I have to say that the length of the tea would probably not have bothered me in the least if I hadn't had my son there. There were some very nice people there, and I guess it is just the Costa Rican way for the ladies to get together without the men around, relax, gossip, and in general have a nice time. I have slowly (hit me over the head with a two-by-four, why don't ya!) begun to realize that I cannot really go to things like this, or out to dinner, or to a movie, with a toddler. So I am accepting that, in fact, life does change with a baby in ways I didn't want to admit. Ah, such is life. And I will plan in advance next time, drive us myself, then if leaving early is necessary, I can just take off.

Ok, you're thinking, so the day was not that bad, all in all, right? Well, the day was not quite over! We stopped at a farmacia to pick up something for my oncoming migraine, and I down two Cafiaspirina (the Latin American version of Excedrin for migraines), forgetting that I hadn't had all that much to eat that day (other than breakfast). So I start getting the caffeine shakes on the way home, and call esposo to make me something to take out, but the cafe is packed and he doesn't have time (apparently!).

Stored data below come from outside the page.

size_t effective_chunk(const ssw_ctx* ctx, size_t w, size_t h, size_t n_frames) {
    size_t c = ctx->chunk_frames;
    if (c == 0) {
        const size_t px = std::max<size_t>(w * h, 1);
        c = std::max<size_t>(1, ((size_t)1 << 30) / px);
        const size_t per_frame = dct_pair_operand_elems(1, w, h) * sizeof(double);
        if (per_frame) c = std::max<size_t>(1, std::min(c, (size_t)0xFFFFFFFFull / per_frame));
        if (c >= 16) c &= ~(size_t)7;
        c = std::min(c, std::max<size_t>(n_frames, 1));
        size_t free_b = 0, total_b = 0;
        DeviceGuard g(ctx->device);
        if (hipMemGetInfo(&free_b, &total_b) == hipSuccess) {
            const size_t budget = (free_b + lane_bytes_held(ctx) + ctx->plane_pool_bytes) / 2;
            size_t c1 = std::max<size_t>(1, std::min(c, budget / (44 * px)));
            if (ctx->overlap && n_frames > c1) c1 = std::max<size_t>(1, std::min(c1, budget / (2 * 44 * px)));
            c = c1;
        } else {
            (void)hipGetLastError();
        }
    }
    return std::min(c, std::max<size_t>(n_frames, 1));
}

namespace {

bool aligned_planes(const float* a, const float* b) { return ((reinterpret_cast<uintptr_t>(a) | reinterpret_cast<uintptr_t>(b)) & 15) == 0; }
struct PassBuild {
    ssw_ctx* ctx; Xform x; PassPlan p;
    bool first_pass, is_row, inverse, from_rgb;
    size_t n, w, h, len, lines;
    const float* src; float* dst; Epilogue ep;
    int st_pass, st_main, st_prep;
    double px, prep_bytes, out_bpp;
    double gemm_bytes(double xch) const { return px * (8.0 + xch + out_bpp); }
    double flop(PairClass c) const { return pair_class_flop(c, lines, len); }
    PairLayout gemm_layout() const { return is_row ? p.layout : PairLayout(); }
    int gemm(hipStream_t st, int nc, const PairClassDesc* d, double* tmp = nullptr, double* tmp_out = nullptr, const RgbSink* sink = nullptr,
             const PairLayout& lay = PairLayout()) const {
        return launch_dct_pair_gemm_multi_f64(st, is_row, inverse, nc, d, dst, tmp, n, w, h, ep, sink, tmp_out, lay);
    }
    RowInput row_input() const { return from_rgb ? RowInput::rgb(x.rgb_fmt, x.rgb, x.iq_i, x.iq_q) : RowInput::plane(src); }
};

template <class Launch>
int launch_classes(ssw_ctx* ctx, hipStream_t st, bool merge, int nc, const PairClassDesc* d, Launch launch, int st_main = -1,
                   double f_main = 0.0) {
    if (merge) return launch(nc, d);
    for (int c = 0; c + 1 < nc; ++c) SSW_TRY(launch(1, &d[c]));
    if (st_main < 0) return launch(1, &d[nc - 1]);
    StageTimer tm(ctx, st_main, st, f_main);
    return launch(1, &d[nc - 1]);
}

RgbSink rgb_sink(const PassBuild& b, bool* fused_rgb) {
    RgbSink sink;
    if (b.inverse && !b.first_pass && !b.is_row && b.x.rgb_out && b.x.iq_i && b.x.iq_q) {
        sink.iq_i = b.x.iq_i; sink.iq_q = b.x.iq_q; sink.rgb = b.x.rgb_out; sink.u8 = b.x.rgb_out_u8;
        if (fused_rgb) *fused_rgb = true;
    }
    return sink;
}

int class_desc(ssw_ctx* ctx, size_t len, bool inverse, PairClass c, const double* x1, const double* x2, PairClassDesc& d) {
    const PairClassRow& r = pair_class_row(c);
    const void *y1 = nullptr, *y2 = nullptr;
    SSW_TRY(get_basis(ctx, len / r.ydiv, inverse, true, r.y1, &y1));
    if (r.samex) y2 = (const char*)y1 + (len / r.ldiv / r.np_div) * 64;
    else SSW_TRY(get_basis(ctx, len / r.ydiv, inverse, true, r.y2, &y2));
    d = {c, x1, x2, (const double*)y1, (const double*)y2};
    return SSW_OK;
}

When we get there (I've left my car parked there), I run in and grab a travel mug full of soup, which I proceed to pour all over my crotch as I'm getting back in my friend's car. I grab some aloe from the cafe, but wait until I get home to put it on my leg. Son has awoken (he had, thankfully, fallen asleep in the car), so we go ahead and switch the car seat back into my car, and I take off for home. Once there, I liberally apply aloe to my burned leg, and notice something between first and second degree burns on the inside of my leg. Son is irritated, and keeps poking the red spots. Um, like, OUCH! He finally falls asleep at 10:30, and the bed looks better than it has in years...

*Sing to the tune of that silly song about the closet in Zaboomafoo... yes, clearly I have a toddler at home!